Within the listing below, please show every line carrying the string "stdR".

--- Data excerpts ---

──────────────────────────────

def norm_stats_parts(x, part, chunks, Nb, V, C, G, eps=1e-5, running_mean=None, running_var=None, momentum=0.1):
    stats = torch.empty(Nb * G * 2, dtype=torch.float32, device=x.device)
    with _Region("norm_stats", 0, 0):
        call("dycon_norm_stats_parts", dt(x), Nb, V, C, G, eps, _p(stats), _p(running_mean), _p(running_var), momentum, _p(part), chunks, _s())
    return stats


def norm_fwd_is_fused(x, V, C, G):
    return bool(query("dycon_norm_fwd_is_fused", dt(x), V, C, G))


def norm_fwd_slab(x_out, dc: DeferredConv, Nb, V, C, G, gamma=None, beta=None, relu=True, skip=None, chan_scale=None, eps=1e-5):
    y = torch.empty_like(x_out)
    stats = torch.empty(Nb * G * 2, dtype=torch.float32, device=x_out.device)
    with _Region("norm_fwd", x_out.numel() * _es(x_out) * (4 if skip is not None else 3), 6 * x_out.numel()):
        call("dycon_norm_fwd_slab", _p(dc.ws), dc.splits, _p(dc.bias), _p(x_out), _p(y), dt(x_out), Nb, V, C, G, eps, _p(stats),
             _p(gamma), _p(beta), int(relu), _p(skip), _p(chan_scale), _s())
    return y, stats


def norm_apply(x, stats, Nb, V, C, G, gamma=None, beta=None, relu=True, skip=None, out=None, chan_scale=None):
    if out is None:
        out = torch.empty_like(x)
    with _Region("norm_apply", x.numel() * _es(x) * (3 if skip is not None else 2), 3 * x.numel()):
        call("dycon_norm_apply", _p(x), _p(out), dt(x), Nb, V, C, G, _p(stats), _p(gamma), _p(beta), int(relu), _p(skip),
             _p(chan_scale), _s())
    return out


def norm_bwd(src, from_y, gy, stats, Nb, V, C, G, gamma=None, beta=None, relu=True, dgamma=None, dbeta=None, out=None,
             chan_scale=None, acc=None, defer_dparams=False):
    if out is None:
        out = torch.empty_like(gy)
    if acc is not None and not from_y:
        fused = norm_fwd_is_fused(gy, V, C, G)
        ws = _ws(query("dycon_norm_workspace", Nb, V, C), gy) if fused else None
        with _Region("norm_bwd", gy.numel() * _es(gy) * 5, 12 * gy.numel()):
            call("dycon_norm_bwd_acc", _p(src), _p(gy), _p(out), dt(gy), Nb, V, C, G, _p(stats), _p(gamma), _p(beta), int(relu),
                 _p(chan_scale), _p(dgamma), _p(dbeta), _p(acc), _p(ws), ws.numel() * 4 if fused else 0, _s())
        return out
    ws = _ws(query("dycon_norm_workspace", Nb, V, C), gy)
    nb = gy.numel() * _es(gy)
    deferred = bool(defer_dparams) and not from_y and (dgamma is not None or dbeta is not None) and norm_fwd_is_fused(gy, V, C, G)
    with _Region("norm_bwd", nb * 5, 12 * gy.numel(), parts=[("partial", 2 * nb, 6 * gy.numel()), ("apply", 3 * nb, 6 * gy.numel())]):
        call("dycon_norm_bwd_ex", _p(src), int(from_y), _p(gy), _p(out), dt(gy), Nb, V, C, G, _p(stats), _p(gamma), _p(beta),
             int(relu), _p(chan_scale), _p(dgamma), _p(dbeta), int(deferred), _p(ws), ws.numel() * 4, _s())
    if defer_dparams:
        return out, ((ws, Nb, C, dgamma, dbeta) if deferred else None)
    return out


def norm_head_fwd(x, stats, Nb, V, G, head_w, head_b, gamma=None, beta=None, relu=True, chan_scale=None):
    K = head_w.shape[0]
    logits = torch.empty(x.shape[:-1] + (K,), dtype=torch.float32, device=x.device)
    with _Region("norm_fwd", x.numel() * _es(x) + logits.numel() * 4, 8 * x.numel()):
        if K == 2:
            call("dycon_norm_head_fwd", _p(x), dt(x), Nb, V, G, _p(stats), _p(gamma), _p(beta), int(relu), _p(chan_scale), _p(head_w),
                 _p(head_b), _p(logits), _s())
        else:
            call("dycon_norm_headc_fwd", _p(x), dt(x), Nb, V, G, K, _p(stats), _p(gamma), _p(beta), int(relu), _p(chan_scale),
                 _p(head_w), _p(head_b), _p(logits), _s())
    return logits
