# AmbiqAI/nnsp

Hardware: NVIDIA B200
Metric: audio-sec/sec (16 kHz streams, VAD+KWS+S2I cascade) (higher is better)
Workload: dtype int16 activations x int8 weights, int32/int64 accumulate (bit-exact integer path)

## Files before the change

### nnsp_b200/csrc/nnsp_engine.cu

```cuda
#include <cuda_runtime.h>
#include <mutex>
#include <new>
#include <stdlib.h>
#include <string.h>

#include "nnsp_feat.cuh"
#include "nnsp_host.h"
#include "nnsp_net.cuh"
#include "nnsp_tma.cuh"

namespace nnsp {

std::atomic<long long> g_launches{0}, g_tc5_launches{0};
std::atomic<long long> g_cascade_net_launches[3] = {};

static std::mutex g_mu;
static DevTables *g_dev_tables[64] = { nullptr };
static int g_sm_count[64] = { 0 };

int select_device(int device)
{
    int n = 0;
    cudaError_t e = cudaGetDeviceCount(&n);
    if (e != cudaSuccess || n <= 0) {
        nnsp_set_error("no CUDA device available (%s); nnsp-b200 has no CPU fallback", cudaGetErrorString(e));
        return NNSP_B200_ERR_CUDA;
    }
    if (device < 0 || device >= n || device >= 64) { nnsp_set_error("device %d out of range (have %d)", device, n); return NNSP_B200_ERR_ARG; }
    NNSP_CUDA(cudaSetDevice(device));
    std::lock_guard<std::mutex> lk(g_mu);
    if (!g_sm_count[device]) {
        cudaDeviceProp p;
        NNSP_CUDA(cudaGetDeviceProperties(&p, device));
        if (p.major < 10) {
            nnsp_set_error("device %d is sm_%d%d; this library is built for sm_100a only", device, p.major, p.minor);
            return NNSP_B200_ERR_CUDA;
        }
        g_sm_count[device] = p.multiProcessorCount;
    }
    return NNSP_B200_OK;
}
int sm_count(int device) { return g_sm_count[device] ? g_sm_count[device] : 148; }

static bool fill_dev_tables(const nnsp_tables *t, DevTables *d)
{
    bool ok = true;
    memset(d, 0, sizeof *d);
    for (int p = 0; p < 240; p++) d->win2[p] = make_int2((int)t->stft_win[2 * p], (int)t->stft_win[2 * p + 1]);
    auto unpack = [](int32_t w) { return make_int2((int)(int16_t)(w & 0xffff), (int)(w >> 16)); };
    for (int a = 0; a < 4; a++)
        for (int n = 0; n < 3; n++)
            for (int L = 0; L < 16; L++) d->tw0[a][n][L] = unpack(t->fft_tw[4 * (L + 16 * a) + 1 + n]);
    for (int n = 0; n < 3; n++)
        for (int L = 0; L < 16; L++) d->tw1[n][L] = unpack(t->fft_tw[16 * L + 1 + n]);
    for (int m = 0; m < 4; m++)
        for (int n = 0; n < 3; n++) d->tw2[m][n] = unpack(t->fft_tw[64 * m + 1 + n]);
    {
        auto one = [](int2 w) { return w.x == 0x7fff && w.y == 0; };
        auto diag = [](int2 w) { return w.x == w.y; };
        auto adiag = [](int2 w) { return w.y == -(w.x + 1); };
        if (!(one(d->tw2[0][0]) && one(d->tw2[0][1]) && one(d->tw2[0][2]) && adiag(d->tw2[1][0]) &&
              d->tw2[2][0].x == 0 && d->tw2[2][0].y == -32768 && adiag(d->tw2[2][1]) && diag(d->tw2[2][2]) && diag(d->tw2[3][0])))
            ok = false;
    }
    for (int k = 0; k < 256; k++) d->rtw[k] = unpack(t->rfft_tw[k]);
    d->rtw[256] = make_int2(0, 0);
    {
        int g = 0;
        for (int b = 0; b < 40; b++) {
            const int s0 = t->mel_start[b], e0 = t->mel_end[b], bin0 = s0 & ~3, ng = ((e0 | 3) - bin0 + 1) / 4;
            d->mel_meta[b] = (uint32_t)g | ((uint32_t)ng << 8) | ((uint32_t)bin0 << 16);
            if (ng > (b >= 24 ? MEL_MAXG0 : (b >= 8 ? MEL_MAXG1 : MEL_MAXG2)) || g + ng > MEL_GROUPS) ok = false;
            for (int i = 0; i < ng; i++, g++) {
                int w[4];
                for (int k = 0; k < 4; k++) {
                    const int bin = bin0 + 4 * i + k;
                    w[k] = (bin >= s0 && bin <= e0) ? (int)t->mel_taps[t->mel_off[b] + bin - s0] : 0;
                }
                if (g < MEL_GROUPS) d->mel_tap4[g] = make_int4(w[0], w[1], w[2], w[3]);
            }
        }
    }
    memcpy(d->log_lut, t->log_lut, sizeof d->log_lut);
    memcpy(d->tanh_lut, t->tanh_lut, sizeof d->tanh_lut);
    auto tanh_def = [&](int64_t xi) -> int64_t {
        if (xi >= (5 << 15)) return 0x7fff;
        int64_t kx = (xi - 512) >> 10;
        kx = kx < 0 ? 0 : kx;
        const int64_t v = (int64_t)t->tanh_lut[2 * kx] + (((xi - 512 - (kx << 10)) * (int64_t)t->tanh_lut[2 * kx + 1]) >> 15);
        return v > 0 ? v : 0;
    };
    for (int w = 0; w < 320; w++) {
        const int64_t k = w >= 1 ? (w - 1) >> 1 : 0, s = t->tanh_lut[2 * k + 1];
        int64_t lo = INT64_MIN, hi = INT64_MAX;
        for (int64_t dd = 0; dd < 512; dd++) {
            const int64_t y = tanh_def(512 * w + dd);
            lo = std::max(lo, y * 32768 - dd * s);
            hi = std::min(hi, (y + 1) * 32768 - dd * s);
        }
        if (lo >= hi || lo < 0 || lo + 511 * s > INT32_MAX) ok = false;
        d->tanh2[w] = make_int2((int)s, (int)lo);
    }
    d->tanh2[320] = make_int2(0, 0x7fff << 15);
    for (int64_t xi = 0; xi < (5 << 15) + 2048 && ok; xi++) {
        const int64_t w = std::min<int64_t>(xi >> 9, 320), dd = xi - (w << 9);
        if (((dd * d->tanh2[w].x + d->tanh2[w].y) >> 15) != tanh_def(xi)) ok = false;
    }
    return ok;
}

int get_device_tables(int device, const DevTables **out)
{
    std::lock_guard<std::mutex> lk(g_mu);
    if (!g_dev_tables[device]) {
        const nnsp_tables *t = nnsp_tables_get();
        if (!t) { nnsp_set_error("constant-table self check failed (fingerprint mismatch)"); return NNSP_B200_ERR_ARG; }
        DevTables h;
        if (!fill_dev_tables(t, &h)) { nnsp_set_error("constant tables do not have the structure the kernels compile in (mel group bounds, stage-2 twiddles, folded tanh table)"); return NNSP_B200_ERR_ARG; }
        DevTables *d = nullptr;
        NNSP_CUDA(cudaMalloc(&d, sizeof h));
        NNSP_CUDA(cudaMemcpy(d, &h, sizeof h, cudaMemcpyHostToDevice));
        NNSP_CUDA(cudaDeviceSynchronize());
        g_dev_tables[device] = d;
    }
    *out = g_dev_tables[device];
    return NNSP_B200_OK;
}

static void pack_matrix(uint32_t *dst, const int8_t *w, int nrows, int nrows_pad, int cols, int k4)
{
    for (int k = 0; k < k4; k++)
        for (int r = 0; r < nrows_pad; r++) {
            uint32_t word = 0;
            for (int b = 0; b < 4; b++) {
                const int c = 4 * k + b;
                const uint8_t v = (r < nrows && c < cols) ? (uint8_t)w[(size_t)r * cols + c] : 0;
                word |= (uint32_t)v << (8 * b);
            }
            dst[(size_t)k * nrows_pad + r] = word;
        }
}

int upload_model(const nnsp_b200_model *m, DeviceModel *out)
{
    DevModel &D = out->h;
    memset(&D, 0, sizeof D);
    D.nn_id = m->nn_id;
    D.numlayers = m->numlayers;
    D.n_out = m->size_layer[m->numlayers];
    D.feat_rshift = 30 - m->layer[0].qi;
    memcpy(D.mean, m->mean, sizeof D.mean);
    memcpy(D.stdR, m->stdR, sizeof D.stdR);
    for (int i = 0; i < 40; i++) {
        int64_t t = ((int64_t)-147963 - (int64_t)m->mean[i]) * (int64_t)m->stdR[i];
        t >>= D.feat_rshift;
        t = t > 32767 ? 32767 : (t < -32768 ? -32768 : t);
        D.silence[i] = (int16_t)t;
    }
    int woff = 0, boff = 0;
    for (int i = 0; i < m->numlayers; i++) {
        const nnsp_layer &L = m->layer[i];
        DevLayer &G = D.layer[i];
        G.type = L.type; G.act = L.act; G.rows = L.rows; G.cols = L.cols; G.acc32 = L.acc32;
        G.nrows = (L.type == NNSP_LAYER_LSTM) ? 4 * L.rows : L.rows;
        G.nrows_pad = (G.nrows + 31) & ~31;
        G.k4 = (L.cols + 3) / 4;
        G.k4rec = (L.type == NNSP_LAYER_LSTM) ? (L.rows + 3) / 4 : 0;
        const int qi_out = (L.type == NNSP_LAYER_LSTM) ? L.qi_next : L.qi;
        const int qs = (qi_out + L.qk) > 15 ? (qi_out + L.qk) : 15;
        G.sh_x = (L.type == NNSP_LAYER_LSTM) ? (L.qi_next - L.qi) : 0;
        G.sh_bias = qs - L.qb;
// ... 6 lines not shown
        if (L.cols > 480) { nnsp_set_error("layer %d: %d inputs exceed the exact-int32 dot-product bound (480)", i, L.cols); return NNSP_B200_ERR_UNSUPPORTED; }
    }
    if (D.h_stride > NNSP_B200_MAX_WIDTH) { nnsp_set_error("total LSTM state %d exceeds %d", D.h_stride, NNSP_B200_MAX_WIDTH); return NNSP_B200_ERR_UNSUPPORTED; }
    D.weight_words = (woff + 3) & ~3;
    D.bias_count = (boff + 7) & ~7;
    uint32_t *hw = (uint32_t *)calloc((size_t)D.weight_words + 4, 4);
    int16_t *hb = (int16_t *)calloc((size_t)D.bias_count + 8, 2);
    if (!hw || !hb) { free(hw); free(hb); return NNSP_B200_ERR_NOMEM; }
    for (int i = 0; i < m->numlayers; i++) {
        const nnsp_layer &L = m->layer[i];
        const DevLayer &G = D.layer[i];
        pack_matrix(hw + G.w_off, L.w, G.nrows, G.nrows_pad, L.cols, G.k4);
        if (L.type == NNSP_LAYER_LSTM) pack_matrix(hw + G.wrec_off, L.wrec, G.nrows, G.nrows_pad, L.rows, G.k4rec);
        memcpy(hb + G.bias_off, L.bias, (size_t)G.nrows * 2);
    }
    cudaError_t e1 = cudaMalloc(&out->wimg, (size_t)D.weight_words * 4);
    cudaError_t e2 = cudaMalloc(&out->bimg, (size_t)D.bias_count * 2);
    cudaError_t e3 = cudaMalloc(&out->d, sizeof D);
    if (e1 == cudaSuccess && e2 == cudaSuccess && e3 == cudaSuccess) {
        e1 = cudaMemcpy(out->wimg, hw, (size_t)D.weight_words * 4, cudaMemcpyHostToDevice);
        e2 = cudaMemcpy(out->bimg, hb, (size_t)D.bias_count * 2, cudaMemcpyHostToDevice);
        e3 = cudaMemcpy(out->d, &D, sizeof D, cudaMemcpyHostToDevice);
    }
    free(hw);
    free(hb);
    if (e1 != cudaSuccess || e2 != cudaSuccess || e3 != cudaSuccess) {
        nnsp_set_error("model upload failed: %s", cudaGetErrorString(e1 != cudaSuccess ? e1 : (e2 != cudaSuccess ? e2 : e3)));
        free_model(out);
        return NNSP_B200_ERR_CUDA;
    }
    return NNSP_B200_OK;
}
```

──────────────────────────────

--- Task output ---
    memcpy(D.stdR, m->stdR, sizeof D.stdR);
        int64_t t = ((int64_t)-147963 - (int64_t)m->mean[i]) * (int64_t)m->stdR[i];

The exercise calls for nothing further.